Many of the problems stem from the fact that Massachusetts is the only state to recognize same-sex marriage. Massachusetts state law allows residents to file for divorce, but it does not allow out-of-state residents to do so, unless the cause of the divorce-an act of infidelity, for example-occurred here.
Lawyers say this restriction could create some truly knotty legal situations. Say an out-of-state couple wants to divorce, but their state doesn't recognize that they were married in Massachusetts. Could one of them legally marry a heterosexual partner, without divorcing the gay partner? What if that person died and both legal spouses claimed the assets? ''Are you getting the sense it's a mess?" asked Lisa M. Wilson, a Newton lawyer who handles gay divorces.
Then there's the federal government. For federal tax purposes, alimony is normally deductible for the person paying and counted as income for the person on the receiving end. But same-sex marriages have no standing in the eyes of the IRS. ''We don't recognize gay marriages," said IRS spokeswoman Peggy Riley. Same-sex couples need to file as single people, rather than as a couple, she said, and they can't enjoy the alimony deduction.
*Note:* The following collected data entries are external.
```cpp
template <int LOG2N>
__global__ __launch_bounds__(Launch<LOG2N>::THREADS, Launch<LOG2N>::WAVES) void k_ypass_addreal(
    const float2* __restrict__ Tbuf, float* __restrict__ img, float scale, const float2* __restrict__ twtab, PassGeom g)
{
    using F = LineFFT<LOG2N, +1>;
    using LC = Launch<LOG2N>;
    extern __shared__ __attribute__((aligned(16))) unsigned char smem_raw[];
    float2* smem = reinterpret_cast<float2*>(smem_raw);
    const int lt = threadIdx.x % F::T, lg = threadIdx.x / F::T;
    float2* lds = smem + (size_t)lg * LC::NBUF * F::LDS_LINE;
    typename F::Twiddles tw;
    F::load_twiddles(tw, twtab, lt, smem + LC::LDS_EXCH, threadIdx.x, LC::THREADS);
    const int tile = blockIdx.x * LC::L + lg;
    const bool active = tile < g.nt;
    int flip = 0;
    for (int cidx = 0; cidx < 4; ++cidx) {
        float2 x[16];
#pragma unroll
        for (int e = 0; e < 16; ++e) {
            int k;
            const bool ok = centred_index(lt + F::T * e, F::N, g.ky0, g.ky1, k) && active;
            x[e] = ok ? Tbuf[t_offset(g, (unsigned)(k - g.ky0), (unsigned)tile * 4u + cidx)] : make_float2(0.f, 0.f);
        }
        F::template run<LC::NBUF>(x, tw, lds, lt, flip);
        const int qx = tile * 4 + cidx;
        if (!active || qx >= g.pn) continue;
#pragma unroll
        for (int m = 0; m < 16; ++m) {
            int u;
            if (centred_index(lt + F::T * m, F::N, -g.c, g.pn - g.c, u)) img[(size_t)(u + g.c) * g.pn + qx] += scale * x[m].x;
        }
    }
}

struct SizeOps {
    hipError_t (*xpass_abbe)(int variant, int np, const float2* P, const float2* M, const int* shifts, const float* wts, float2* T,
                             const float2* tw, const PassGeom& g, int nb, int chunk, hipStream_t st);
    hipError_t (*xpass_general)(const AbbeLoader& ld, const float* wts, float2* T, const float2* tw, const PassGeom& g, int nb,
                                hipStream_t st);
    hipError_t (*xpass_split)(const float2* P, const float2* M, const int* shifts, const float* wts, float2* T, const float2* tw,
                              const PassGeom& g, int nb, int chunk, hipStream_t st);
    hipError_t (*xpass_rect)(const float2* P, const float2* M, const int* shifts, const float* wts, float2* T, const float2* tw,
                             const PassGeom& g, int nb, int chunk, hipStream_t st);
    hipError_t (*xpass_real_fwd)(const RealImageLoader& ld, float2* T, const float2* tw, const PassGeom& g,
                                 hipStream_t st);
    hipError_t (*ypass_acc)(int variant, const float2* T, float* slab, const float2* tw, const PassGeom& g, int nb,
                            int planes, int G, int gstride, hipStream_t st);
    hipError_t (*ypass_field)(int sign, const float2* T, float2* field, const float2* tw, const PassGeom& g,
                              hipStream_t st);
    hipError_t (*xpass_field_inv)(const FieldLoader& ld, float2* T, const float2* tw, const PassGeom& g, hipStream_t st);
    hipError_t (*ypass_addreal)(const float2* T, float* img, float scale, const float2* tw, const PassGeom& g,
                                hipStream_t st);
    hipError_t (*xpass_w64)(const float2* P, const float2* M, const int* shifts, float2* T, const float2* tw,
                            const PassGeom& g, int nb, hipStream_t st);
    hipError_t (*ypass_w64)(const float2* T, float* slab, const float2* tw, const PassGeom& g, int nb, int planes,
                            int G, int gstride, hipStream_t st);
    hipError_t (*xpass_cplx_fwd)(const ComplexImageLoader& ld, float2* T, const float2* tw, const PassGeom& g,
                                 hipStream_t st);
};
const SizeOps* size_ops(int log2n);

struct LdsOnce {
    unsigned done = 0;
};
template <typename K>
static hipError_t set_lds(LdsOnce& once, K kern, size_t bytes)
{
    int dev = 0;
    hipError_t e = hipGetDevice(&dev);
    if (e != hipSuccess) return e;
    const unsigned bit = 1u << (dev & 31);
    if (__atomic_load_n(&once.done, __ATOMIC_ACQUIRE) & bit) return hipSuccess;
    e = hipFuncSetAttribute((const void*)kern, hipFuncAttributeMaxDynamicSharedMemorySize, (int)bytes);
    if (e == hipSuccess) __atomic_fetch_or(&once.done, bit, __ATOMIC_RELEASE);
    return e;
}

template <int LOG2N>
hipError_t launch_ypass_wave(const float2* T, float* slab, const float2* tw, const PassGeom& g, int nb, int planes,
                             int G, int gstride, hipStream_t st);

template <int LOG2N>
hipError_t launch_xpass_rect(const float2* P, const float2* M, const int* shifts, const float* wts, float2* T, const float2* tw,
                             const PassGeom& g, int nb, int chunk, hipStream_t st);

template <int LOG2N>
struct SizeImpl {
    using LC = Launch<LOG2N>;

    template <int RL, bool PRUNED, int NP, int RP = 1>
    static hipError_t xa(const float2* P, const float2* M, const int* shifts, const float* wts, float2* T, const float2* tw,
                         const PassGeom& g, int nb, int chunk, hipStream_t st)
    {
        if (wts) {
            if constexpr (RP == 1) {
                static LdsOnce once_wt;
                auto kern = k_xpass_abbe<LOG2N, RL, PRUNED, NP, 1, const float*>;
                hipError_t e = set_lds(once_wt, kern, LC::LDS_BYTES);
                if (e != hipSuccess) return e;
                dim3 grid(LC::L == 1 ? (g.rows + 31) / 32 * 32 : (g.rows + LC::L - 1) / LC::L, (nb + chunk - 1) / chunk);
                hipLaunchKernelGGL(kern, grid, dim3(LC::THREADS), LC::LDS_BYTES, st, P, M, shifts, T, tw, g, nb, chunk, wts);
                note_kernel(0, PRUNED ? "k_xpass_abbe<%d, %d, true, %d, 1, float const*>" : "k_xpass_abbe<%d, %d, false, %d, 1, float const*>", LOG2N, RL, NP);
                return hipGetLastError();
            } else {
                return hipErrorInvalidValue;
            }
        }
        static LdsOnce once;
        auto kern = k_xpass_abbe<LOG2N, RL, PRUNED, NP, RP>;
        hipError_t e = set_lds(once, kern, LC::LDS_BYTES);
        if (e != hipSuccess) return e;
        const int wrows = (g.rows + RP - 1) / RP;
        dim3 grid(LC::L == 1 ? (wrows + 31) / 32 * 32 : (wrows + LC::L - 1) / LC::L, (nb + chunk - 1) / chunk);
        hipLaunchKernelGGL(kern, grid, dim3(LC::THREADS), LC::LDS_BYTES, st, P, M, shifts, T, tw, g, nb, chunk);
        note_kernel(0, PRUNED ? "k_xpass_abbe<%d, %d, true, %d, %d>" : "k_xpass_abbe<%d, %d, false, %d, %d>", LOG2N, RL, NP, RP);
        return hipGetLastError();
    }
    template <int RL>
    static hipError_t xa_np(int np, const float2* P, const float2* M, const int* shifts, const float* wts, float2* T, const float2* tw,
                            const PassGeom& g, int nb, int chunk, hipStream_t st)
    {
        if constexpr (LOG2N == 12 && RL == 0) {
            if (np == 1 && g.row_pairs) return xa<RL, true, 1, 2>(P, M, shifts, wts, T, tw, g, nb, chunk, st);
        }
        if (np == 1) return xa<RL, true, 1>(P, M, shifts, wts, T, tw, g, nb, chunk, st);
        if constexpr (RL >= 1) {
            if (np == 2) return xa<RL, true, 2>(P, M, shifts, wts, T, tw, g, nb, chunk, st);
            if (np == 4) return xa<RL, true, 4>(P, M, shifts, wts, T, tw, g, nb, chunk, st);
        }
        return hipErrorInvalidValue;
    }
    static hipError_t xpass_abbe(int variant, int np, const float2* P, const float2* M, const int* shifts, const float* wts, float2* T,
                                 const float2* tw, const PassGeom& g, int nb, int chunk, hipStream_t st)
    {
        switch (variant) {
            case 0: return xa_np<0>(np, P, M, shifts, wts, T, tw, g, nb, chunk, st);
            case 1: return xa_np<1>(np, P, M, shifts, wts, T, tw, g, nb, chunk, st);
            case 2: return xa_np<2>(np, P, M, shifts, wts, T, tw, g, nb, chunk, st);
            default:
                if (np != 1) return hipErrorInvalidValue;
                return xa<-1, false, 1>(P, M, shifts, wts, T, tw, g, nb, chunk, st);
        }
    }
    static hipError_t xpass_general(const AbbeLoader& ld, const float* wts, float2* T, const float2* tw, const PassGeom& g, int nb,
                                    hipStream_t st)
    {
        if (wts) {
            static LdsOnce once_wt;
            auto kern = k_xpass<LOG2N, +1, AbbeLoaderW>;
            hipError_t e = set_lds(once_wt, kern, LC::LDS_BYTES);
            if (e != hipSuccess) return e;
            AbbeLoaderW lw{ld, wts, 1.f, 0.f};
            hipLaunchKernelGGL(kern, dim3((g.rows + LC::L - 1) / LC::L, nb), dim3(LC::THREADS), LC::LDS_BYTES, st, lw, T,
                               tw, g);
            note_kernel(0, "k_xpass<%d, 1, litho::AbbeLoaderW>", LOG2N);
            return hipGetLastError();
        }
        static LdsOnce once;
        auto kern = k_xpass<LOG2N, +1, AbbeLoader>;
        hipError_t e = set_lds(once, kern, LC::LDS_BYTES);
        if (e != hipSuccess) return e;
        hipLaunchKernelGGL(kern, dim3((g.rows + LC::L - 1) / LC::L, nb), dim3(LC::THREADS), LC::LDS_BYTES, st, ld, T,
                           tw, g);
        note_kernel(0, "k_xpass<%d, 1, litho::AbbeLoader>", LOG2N);
        return hipGetLastError();
    }
    static hipError_t xpass_split(const float2* P, const float2* M, const int* shifts, const float* wts, float2* T, const float2* tw,
                                  const PassGeom& g, int nb, int chunk, hipStream_t st)
    {
        if constexpr (LOG2N == 13) {
            using LH = Launch<LOG2N - 1>;
            if (wts) {
                static LdsOnce once_wt;
                auto kern = k_xpass_split<LOG2N, const float*>;
                hipError_t e = set_lds(once_wt, kern, LH::LDS_BYTES);
                if (e != hipSuccess) return e;
                dim3 grid((g.rows + 31) / 32 * 32, (nb + chunk - 1) / chunk);
                hipLaunchKernelGGL(kern, grid, dim3(LH::THREADS), LH::LDS_BYTES, st, P, M, shifts, T, tw, g, nb, chunk, wts);
                note_kernel(0, "k_xpass_split<%d, float const*>", LOG2N);
                return hipGetLastError();
            }
            static LdsOnce once;
            auto kern = k_xpass_split<LOG2N>;
            hipError_t e = set_lds(once, kern, LH::LDS_BYTES);
            if (e != hipSuccess) return e;
            dim3 grid((g.rows + 31) / 32 * 32, (nb + chunk - 1) / chunk);
            hipLaunchKernelGGL(kern, grid, dim3(LH::THREADS), LH::LDS_BYTES, st, P, M, shifts, T, tw, g, nb, chunk);
            note_kernel(0, "k_xpass_split<%d>", LOG2N);
            return hipGetLastError();
        } else {
            return hipErrorNotSupported;
        }
    }
    static hipError_t xpass_rect(const float2* P, const float2* M, const int* shifts, const float* wts, float2* T, const float2* tw,
                                 const PassGeom& g, int nb, int chunk, hipStream_t st)
    {
        if constexpr (LOG2N >= 9 && LOG2N <= 13) return launch_xpass_rect<LOG2N>(P, M, shifts, wts, T, tw, g, nb, chunk, st);
        else return hipErrorNotSupported;
    }
    static hipError_t xpass_real_fwd(const RealImageLoader& ld, float2* T, const float2* tw, const PassGeom& g,
                                     hipStream_t st)
    {
        static LdsOnce once;
        auto kern = k_xpass<LOG2N, -1, RealImageLoader>;
        hipError_t e = set_lds(once, kern, LC::LDS_BYTES);
        if (e != hipSuccess) return e;
        hipLaunchKernelGGL(kern, dim3((g.rows + LC::L - 1) / LC::L, 1), dim3(LC::THREADS), LC::LDS_BYTES, st, ld, T, tw,
                           g);
        return hipGetLastError();
    }
    static hipError_t xpass_cplx_fwd(const ComplexImageLoader& ld, float2* T, const float2* tw, const PassGeom& g,
                                     hipStream_t st)
    {
        static LdsOnce once;
        auto kern = k_xpass<LOG2N, -1, ComplexImageLoader>;
        hipError_t e = set_lds(once, kern, LC::LDS_BYTES);
        if (e != hipSuccess) return e;
        hipLaunchKernelGGL(kern, dim3((g.rows + LC::L - 1) / LC::L, 1), dim3(LC::THREADS), LC::LDS_BYTES, st, ld, T, tw,
                           g);
        return hipGetLastError();
    }
    template <int RL, bool PRUNED>
    static hipError_t ya(const float2* T, float* slab, const float2* tw, const PassGeom& g, int nb, int planes, int G,
                         int gstride, hipStream_t st)
    {
        static LdsOnce once;
        auto kern = k_ypass_acc<LOG2N, RL, PRUNED>;
        hipError_t e = set_lds(once, kern, LC::LDS_BYTES);
        if (e != hipSuccess) return e;
        hipLaunchKernelGGL(kern, dim3((g.nt + LC::L - 1) / LC::L, planes * G), dim3(LC::THREADS), LC::LDS_BYTES, st, T,
                           slab, tw, g, nb, G, gstride);
        note_kernel(1, PRUNED ? "k_ypass_acc<%d, %d, true>" : "k_ypass_acc<%d, %d, false>", LOG2N, RL);
        return hipGetLastError();
    }
    static hipError_t ypass_acc(int variant, const float2* T, float* slab, const float2* tw, const PassGeom& g, int nb,
                                int planes, int G, int gstride, hipStream_t st)
    {
        switch (variant) {
            case 0: return ya<0, true>(T, slab, tw, g, nb, planes, G, gstride, st);
            case 1: return ya<1, true>(T, slab, tw, g, nb, planes, G, gstride, st);
            case 2: return ya<2, true>(T, slab, tw, g, nb, planes, G, gstride, st);
            default: return ya<-1, false>(T, slab, tw, g, nb, planes, G, gstride, st);
        }
    }
    static hipError_t xpass_field_inv(const FieldLoader& ld, float2* T, const float2* tw, const PassGeom& g, hipStream_t st)
    {
        static LdsOnce once;
        auto kern = k_xpass<LOG2N, +1, FieldLoader>;
        hipError_t e = set_lds(once, kern, LC::LDS_BYTES);
        if (e != hipSuccess) return e;
        hipLaunchKernelGGL(kern, dim3((g.rows + LC::L - 1) / LC::L, 1), dim3(LC::THREADS), LC::LDS_BYTES, st, ld, T, tw, g);
        return hipGetLastError();
    }
    static hipError_t ypass_addreal(const float2* T, float* img, float scale, const float2* tw, const PassGeom& g,
                                    hipStream_t st)
    {
        static LdsOnce once;
        auto kern = k_ypass_addreal<LOG2N>;
        hipError_t e = set_lds(once, kern, LC::LDS_BYTES);
        if (e != hipSuccess) return e;
        hipLaunchKernelGGL(kern, dim3((g.nt + LC::L - 1) / LC::L), dim3(LC::THREADS), LC::LDS_BYTES, st, T, img, scale, tw, g);
        return hipGetLastError();
    }
    static hipError_t xpass_w64(const float2* P, const float2* M, const int* shifts, float2* T, const float2* tw,
                                const PassGeom& g, int nb, hipStream_t st)
    {
// ... 58 lines not shown
```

Even seemingly basic aspects of a divorce are more complicated for same-sex couples. A major problem, for instance, arises in calculating the length of relationships, an important factor in a court's decision on how to divide assets. How will a divorce court view a gay couple who lived together for 20 years but were married for only one year? ''Technically, the court could say it's a short-term marriage, but it really is a long-term marriage because they couldn't get married before," said Kauffman. ''There's very little case law and nothing in the statutes that addresses that."
Still, gay couples have seemed to welcome the legal framework of divorce, which at least provides some structure for resolving problems. Before same-sex marriage, a couple breaking up might sue each other in multiple courts to divide possessions-one court for real estate, another for personal property, and so on. ''The big advantage with divorce is that there are state-made rules of the game," said Elizabeth Bartholet, a professor at Harvard Law School who specializes in family law. ''It's important for people to know if they enter into a marriage what the rules are with respect to splitting up."